Sleepovers

Sleepovers

I already wrote a little about overnight call before, and even mentioned the slumber party comparison at the time. I thought it would make for a cute comic, though, so here it is. When I was little, my sleepovers consisted mostly of late-night chick flicks, too much junk food, and a healthy dose of gossip. Pillow fights were a rare occurrance.

What I learned from my parents

A week or so ago, the air conditioner in my bedroom decided to stop working during what may have been some of the hottest days I’ve ever had to endure without a functioning air conditioner. Even when I tried to sleep in the sweltering heat, however, I, oddly enough, continued to insist on covering my belly with a corner of my blanket. Why? When I was little, my parents (at least, I think it was my parents– they seem to deny it) told me that if I didn’t, I would get diarrhea the next day. Of course, I know that this isn’t true, but it seems that I’m now unable to sleep without covering my abdomen.

When I was about 5 or 6 years old, I loved to eat fish. That is, until one day when I was eating fish soup and became convinced that I had swallowed a fish bone and that it had lodged itself in my throat. As my young self was panicking about this perceived emergency, my less-than-comforting father decided to relate a story about how, if I couldn’t manage to dislodge the fish bone, that my neck would turn green. He then gave me a hard candy and instructed me to swallow it whole. To this day, I have trouble eating fish.

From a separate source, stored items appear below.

@@ -43,6 +64,10 @@
 #define CS_SHAVE_CHUNK 2
 #define CS_SHAVE_SHARDS 64
 #define CS_SHAVE_TICKET_STRIDE 16
+#define CS_SHAVE_KEYS(SL, R) ((SL) != 0 && (R) <= 2)
+#define CS_SHAVE_NO_KEY (-(1 << 30))
+
+template <bool KEY> struct cs_shave_form { static constexpr bool value = KEY; };
 
 template <typename E, int R, int SL, bool TRACE>
 struct cs_shave_core {
@@ -52,6 +77,9 @@
   int slots, lane;
   int kb[R], deg[R], b0[R];
   u64 livemask[R];
+  static constexpr int SLK = SL ? SL : 1;
+  int pk[SLK][R];
+  int degu;
   int4 *s_trace;
   unsigned tcount;
 
@@ -102,6 +130,41 @@
     }
   }
 
+  __device__ __forceinline__ void push_key(int r, int ul, int cd, int (&rlo)[R], int (&rhi)[R], u64 (&dl)[R], u64 (&dh)[R],
+                                           int &revisions) {
+    revisions += degu;
+    int s[SLK];
+#pragma unroll
+    for (int k = 0; k < SLK; k++) s[k] = cs_sadd(cd, __builtin_amdgcn_readlane(pk[k][r], ul));
+    int plo[R], phi[R];
+#pragma unroll
+    for (int r2 = 0; r2 < R; r2++) { plo[r2] = rlo[r2]; phi[r2] = rhi[r2]; }
+#pragma unroll
+    for (int r2 = 0; r2 < R; r2++) {
+      int f[SLK];
+#pragma unroll
+      for (int k = 0; k < SLK; k++) f[k] = s[k] - pk[k][r2];
+      if (r2 == r) cs_shave_off_except(rlo[r2], rhi[r2], f, ul);
+      else {
+#pragma unroll
+        for (int k = 0; k < SLK; k++) {
+          rlo[r2] = cs_inc_if_eq(rlo[r2], f[k]);
+          rhi[r2] = cs_dec_if_eq(rhi[r2], f[k]);
+        }
+      }
+    }
+#pragma unroll
+    for (int r2 = 0; r2 < R; r2++) {
+      const u64 ml = __ballot(rlo[r2] != plo[r2]), mh = __ballot(rhi[r2] != phi[r2]);
+      dl[r2] |= ml;
+      dh[r2] |= mh;
+      if (TRACE) {
+        trace_lanes(ml, r2, 0, rlo[r2], ul + r * CS_WAVE);
+        trace_lanes(mh, r2, 1, rhi[r2], ul + r * CS_WAVE);
+      }
+    }
+  }
+
   __device__ __forceinline__ int settle(const int (&rlo)[R], const int (&rhi)[R], u64 (&val)[R]) const {
     int bad = -1;
 #pragma unroll
@@ -113,13 +176,15 @@
     return bad;
   }
 
+  template <bool KEY_ = false>
   __device__ __forceinline__ int fixpoint(int (&rlo)[R], int (&rhi)[R], u64 (&pushed)[R], u64 (&push)[R], u64 (&dl)[R],
                                           u64 (&dh)[R], u64 (&val)[R], int &rounds, int &revisions) {
+    constexpr bool KEY = KEY_ && CS_SHAVE_KEYS(SL, R);
     int fail_v = -1;
     for (;;) {
       int cdv[R];
 #pragma unroll
-      for (int r = 0; r < R; r++) cdv[r] = rlo[r] + kb[r];
+      for (int r = 0; r < R; r++) cdv[r] = KEY ? rlo[r] : rlo[r] + kb[r];
 #pragma unroll
       for (int r = 0; r < R; r++) {
         u64 bits = push[r];
@@ -127,7 +192,8 @@
         while (bits != 0ull) {
           const int ul = __builtin_ctzll(bits);
           bits = cs_bitset0(bits, ul);
-          push_var(r, ul, __builtin_amdgcn_readlane(cdv[r], ul), rlo, rhi, dl, dh, revisions);
+          if (KEY) push_key(r, ul, __builtin_amdgcn_readlane(cdv[r], ul), rlo, rhi, dl, dh, revisions);
+          else push_var(r, ul, __builtin_amdgcn_readlane(cdv[r], ul), rlo, rhi, dl, dh, revisions);
         }
       }
       fail_v = settle(rlo, rhi, val);
@@ -136,9 +202,9 @@
         int n_dirty = 0, n_val = 0;
 #pragma unroll
         for (int r = 0; r < R; r++) { n_dirty += __popcll(dl[r] | dh[r]); n_val += __popcll(val[r]); }
-        if (n_dirty <= n_val) break;
-#pragma unroll
-        for (int r = 0; r < R; r++) { cdv[r] = rlo[r] + kb[r]; dl[r] = 0ull; dh[r] = 0ull; }
+        if (cs_sle(n_dirty, n_val)) break;
+#pragma unroll
+        for (int r = 0; r < R; r++) { cdv[r] = KEY ? rlo[r] : rlo[r] + kb[r]; dl[r] = 0ull; dh[r] = 0ull; }
 #pragma unroll
         for (int r = 0; r < R; r++) {
           u64 bits = val[r];
@@ -146,7 +212,8 @@
           while (bits != 0ull) {
             const int ul = __builtin_ctzll(bits);
             bits = cs_bitset0(bits, ul);
-            push_var(r, ul, __builtin_amdgcn_readlane(cdv[r], ul), rlo, rhi, dl, dh, revisions);
+            if (KEY) push_key(r, ul, __builtin_amdgcn_readlane(cdv[r], ul), rlo, rhi, dl, dh, revisions);
+            else push_var(r, ul, __builtin_amdgcn_readlane(cdv[r], ul), rlo, rhi, dl, dh, revisions);
           }
         }
         fail_v = settle(rlo, rhi, val);
@@ -154,6 +221,18 @@
       }
 #pragma unroll
       for (int side = 0; side < 2; side++) {
+        int key[SLK][R];
+        if (KEY) {
+          u64 any = 0ull;
+#pragma unroll
+          for (int r = 0; r < R; r++) any |= side == 0 ? dl[r] : dh[r];
+          if (any != 0ull) {
+#pragma unroll
+            for (int r = 0; r < R; r++)
+#pragma unroll
+              for (int k = 0; k < SLK; k++) key[k][r] = (side == 0 ? rlo[r] : rhi[r]) + pk[k][r];
+          }
+        }
 #pragma unroll
         for (int r = 0; r < R; r++) {
           u64 bits = side == 0 ? dl[r] : dh[r];
@@ -161,6 +240,48 @@
           while (bits != 0ull) {
             const int wl = __builtin_ctzll(bits);
             bits = cs_bitset0(bits, wl);
+            if (KEY) {
+              revisions += degu;
+              int s[SLK];
+#pragma unroll
+              for (int k = 0; k < SLK; k++) s[k] = __builtin_amdgcn_readlane(key[k][r], wl);
+              u64 vm[R], hit = 0ull;
+              int cause = -1;
+#pragma unroll
+              for (int r2 = 0; r2 < R; r2++) {
+                vm[r2] = r2 == r ? cs_bitset0(val[r2], wl) : val[r2];
+                u64 h = 0ull;
+#pragma unroll
+                for (int k = 0; k < SLK; k++) h |= __ballot(key[k][r2] == s[k]);
+                hit |= h & vm[r2];
+                if (TRACE && cause < 0 && (h & vm[r2]) != 0ull) cause = __builtin_ctzll(h & vm[r2]) + r2 * CS_WAVE;
+              }
+              if (hit == 0ull) continue;
+              int cand = __builtin_amdgcn_readlane(side == 0 ? rlo[r] : rhi[r], wl);
+              const int other = __builtin_amdgcn_readlane(side == 0 ? rhi[r] : rlo[r], wl);
+              int step = 0;
+              for (;;) {
+                step++;
+                if (side == 0 ? cand + step > other : cand - step < other) break;
+                hit = 0ull;
+#pragma unroll
+                for (int r2 = 0; r2 < R; r2++) {
+                  u64 h = 0ull;
+#pragma unroll
+                  for (int k = 0; k < SLK; k++) h |= __ballot(key[k][r2] == s[k] + (side == 0 ? step : -step));
+                  hit |= h & vm[r2];
+                }
+                if (hit == 0ull) break;
+              }
+              cand += side == 0 ? step : -step;
+              if (lane == wl) { if (side == 0) rlo[r] = cand; else rhi[r] = cand; }
+              if (TRACE) trace_lanes(1ull << wl, r, side, cand, cause);
+              if (side == 0 ? cand > other : cand < other) fail_v = wl + r * CS_WAVE;
+              if (cand == other) val[r] |= 1ull << wl;
+#pragma unroll
+              for (int k = 0; k < SLK; k++) key[k][r] = (side == 0 ? rlo[r] : rhi[r]) + pk[k][r];
+              continue;
+            }
             int cand = __builtin_amdgcn_readlane(side == 0 ? rlo[r] : rhi[r], wl);
             const int ckw = cand + __builtin_amdgcn_readlane(kb[r], wl);
             revisions += __builtin_amdgcn_readlane(deg[r], wl);
@@ -253,7 +374,8 @@
     const int *__restrict__ sym_off, const cs_val *__restrict__ states_in, const cs_node_in *__restrict__ nodes,
     cs_val *__restrict__ states_out, cs_node_out *__restrict__ results, long long batch,
     const unsigned long long *__restrict__ batch_dev, int csz , unsigned *tickets,
-    int4 *__restrict__ trace, unsigned *__restrict__ trace_n, unsigned trace_cap) {
+    int4 *__restrict__ trace, unsigned *__restrict__ trace_n, unsigned trace_cap,
+    const int *__restrict__ pot ) {
   extern __shared__ __attribute__((aligned(16))) unsigned char cs_lds[];
   typedef unsigned long long u64;
   constexpr int W = CS_WAVE * R;
@@ -272,9 +394,10 @@
   const bool dynamic = tickets != nullptr && count_x > waves_x;
   if ((int)(blockIdx.x / nsh) * waves_per_block >= count_x) return;
   if (SL != 0) slots = SL;
+  const bool keyed = CS_SHAVE_KEYS(SL, R) && pot != nullptr;
   const E *s_tab = (const E *)cs_lds;
   int4 *s_trace = (int4 *)(cs_lds + ((((size_t)n * slots * W * sizeof(E)) + 15) & ~(size_t)15));
-  {
+  if (!keyed) {
     const int vecs = (int)(((size_t)n * slots * W * sizeof(E)) / 16);
     const uint4 *src = (const uint4 *)tab_g;
     uint4 *dst = (uint4 *)cs_lds;
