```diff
@@ -475,11 +517,15 @@
 #pragma unroll
             for (int ks = 0; ks < 32; ++ks) {
                 const h16x8_t qv = (ks & 3) != 3 ? qf[3 * (ks >> 2) + ((ks & 3) != 3 ? (ks & 3) : 0)] : ql[(ks >> 2) & 1];
-                if (ks & 1) s1 = mfma_32x32x16(fr[ks % F5_RD], qv, ks == 1 ? zero16 : s1);
-                else s0 = mfma_32x32x16(fr[ks % F5_RD], qv, ks == 0 ? zero16 : s0);
+                if (ks < 2) f5_mfma_first(ks ? s1 : s0, fr[ks % F5_RD], qv);
+                else f5_mfma_acc((ks & 1) ? s1 : s0, fr[ks % F5_RD], qv);
                 if (ks + F5_RD < 32) rd(ks + F5_RD);
-                if (do_stage && (ks & 1)) stage_piece(slot_next, kt + 1, ks >> 1);
-            }
+                if (ks & 1) stage_piece(slot_next, kt + 1, ks >> 1);
+            }
+#pragma unroll
+            for (int st = 0; st < F5_RD; ++st) rd_v(st);
+            f5_mfma_settle(s0, s1);
+            __builtin_amdgcn_sched_barrier(0);
             f32x16_t s_acc;
 #pragma unroll
             for (int r = 0; r < 16; ++r) s_acc[r] = s0[r] + s1[r];
@@ -517,15 +563,12 @@
             }
             return moved;
         };
-        auto pv_phase = [&](unsigned sb) __attribute__((always_inline)) {
-            h16x8_t fr[F5_RD];
-            auto rd = [&](int st) __attribute__((always_inline)) { fr[st % F5_RD] = lds_frag(sb + va[st >> 4], (st & 15) * 2048); };
-#pragma unroll
-            for (int st = 0; st < F5_RD; ++st) rd(st);
+        auto pv_phase = [&](unsigned) __attribute__((always_inline)) {
+            asm volatile("s_nop 1");
 #pragma unroll
             for (int st = 0; st < 32; ++st) {
-                o_acc[st & 15] = mfma_32x32x16(fr[st % F5_RD], pf[st >> 4], o_acc[st & 15]);
-                if (st + F5_RD < 32) rd(st + F5_RD);
+                f5_acc_mfma(st & 15, vfr[st % F5_RD], pf[st >> 4]);
+                if (st + F5_RD < 32) rd_v(st + F5_RD);
             }
         };
 
@@ -534,7 +577,6 @@
         int kt = t0;
         for (;;) {
             bool pending = false;
-            unsigned sb = 0;
             for (; kt < t1; ++kt) {
                 const int rel = (kt - t0) & 1;
                 sb = smem_base + rel * F5_KBYTES;
@@ -546,38 +588,42 @@
                 pv_phase(sb);
             }
             if (!pending) break;
-#pragma unroll
-            for (int d = 0; d < 16; ++d) {
-#pragma unroll
-                for (int r = 0; r < 16; ++r) o_acc[d][r] *= alpha;
-                __builtin_amdgcn_sched_barrier(0);
-            }
+            f5_acc_scale(alpha);
             pv_phase(sb);
             ++kt;
             __builtin_amdgcn_s_waitcnt(0x0070);
         }
+        wait_vm<0>();
         l_run += other_half(l_run);
         const int q = q0 + l31;
+        f5_acc_settle();
+        int l31_o = l31, hh_o = hh;
+        asm volatile("" : "+v"(l31_o), "+v"(hh_o));
         if (whole) {
             const float inv = 1.f / l_run;
             if (q < T) {
-                h16_t* ob = O + ((long long)b * T + q) * ldo;
-#pragma unroll
-                for (int d = 0; d < 16; ++d)
+                h16_t* ob = O + ((long long)b * T + q0) * ldo + (unsigned)(l31_o * ldo);
+#pragma unroll
+                for (int d = 0; d < 16; ++d) {
+                    float o[16];
+                    f5_acc_get(d, o);
 #pragma unroll
                     for (int g = 0; g < 4; ++g) {
-                        const uint2 pk = pack_h16x4(o_acc[d][4 * g] * inv, o_acc[d][4 * g + 1] * inv, o_acc[d][4 * g + 2] * inv, o_acc[d][4 * g + 3] * inv);
-                        *(uint2*)(ob + d * 32 + 8 * g + 4 * hh) = pk;
+                        const uint2 pk = pack_h16x4(o[4 * g] * inv, o[4 * g + 1] * inv, o[4 * g + 2] * inv, o[4 * g + 3] * inv);
+                        *(uint2*)(ob + d * 32 + 8 * g + 4 * hh_o) = pk;
                     }
+                }
             }
         } else {
             const long long slot = (long long)(sid / S) * S + part;
-            float* po = part_o + (slot * 128 + wave * 32 + l31) * 512;
-#pragma unroll
-            for (int d = 0; d < 16; ++d)
-#pragma unroll
-                for (int g = 0; g < 4; ++g)
-                    *(float4*)(po + d * 32 + 8 * g + 4 * hh) = float4{o_acc[d][4 * g], o_acc[d][4 * g + 1], o_acc[d][4 * g + 2], o_acc[d][4 * g + 3]};
+            float* po = part_o + (slot * 128 + wave * 32 + l31_o) * 512;
+#pragma unroll
+            for (int d = 0; d < 16; ++d) {
+                float o[16];
+                f5_acc_get(d, o);
+#pragma unroll
+                for (int g = 0; g < 4; ++g) *(float4*)(po + d * 32 + 8 * g + 4 * hh_o) = float4{o[4 * g], o[4 * g + 1], o[4 * g + 2], o[4 * g + 3]};
+            }
             if (hh == 0) {
                 float* pm = part_ml + (slot * 128 + wave * 32 + l31) * 2;
                 pm[0] = m_run;
```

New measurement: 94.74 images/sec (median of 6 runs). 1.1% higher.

Ever since I graduated from high school, and it became clear that I had stopped growing, my mother has expressed great disappointment with my height. She and my father are relatively tall, at ~5’7″ and ~5’9″ respectively, especially for us generally-diminutive Asians. She just can’t seem to figure out how such tall parents could have produced a daughter who is merely 5’5″. She has instructed me to dangle a ball from the ceiling, and to reach for it daily. She insists that this will make me taller, closed growth plates be damned.

Disclaimer: Let me just make it clear that I love my parents, and that most of what I’ve said above has been reconstructed from old, vague, and probably entirely inaccurate memories. I mean only to poke fun at myself and at them in an endearing fashion.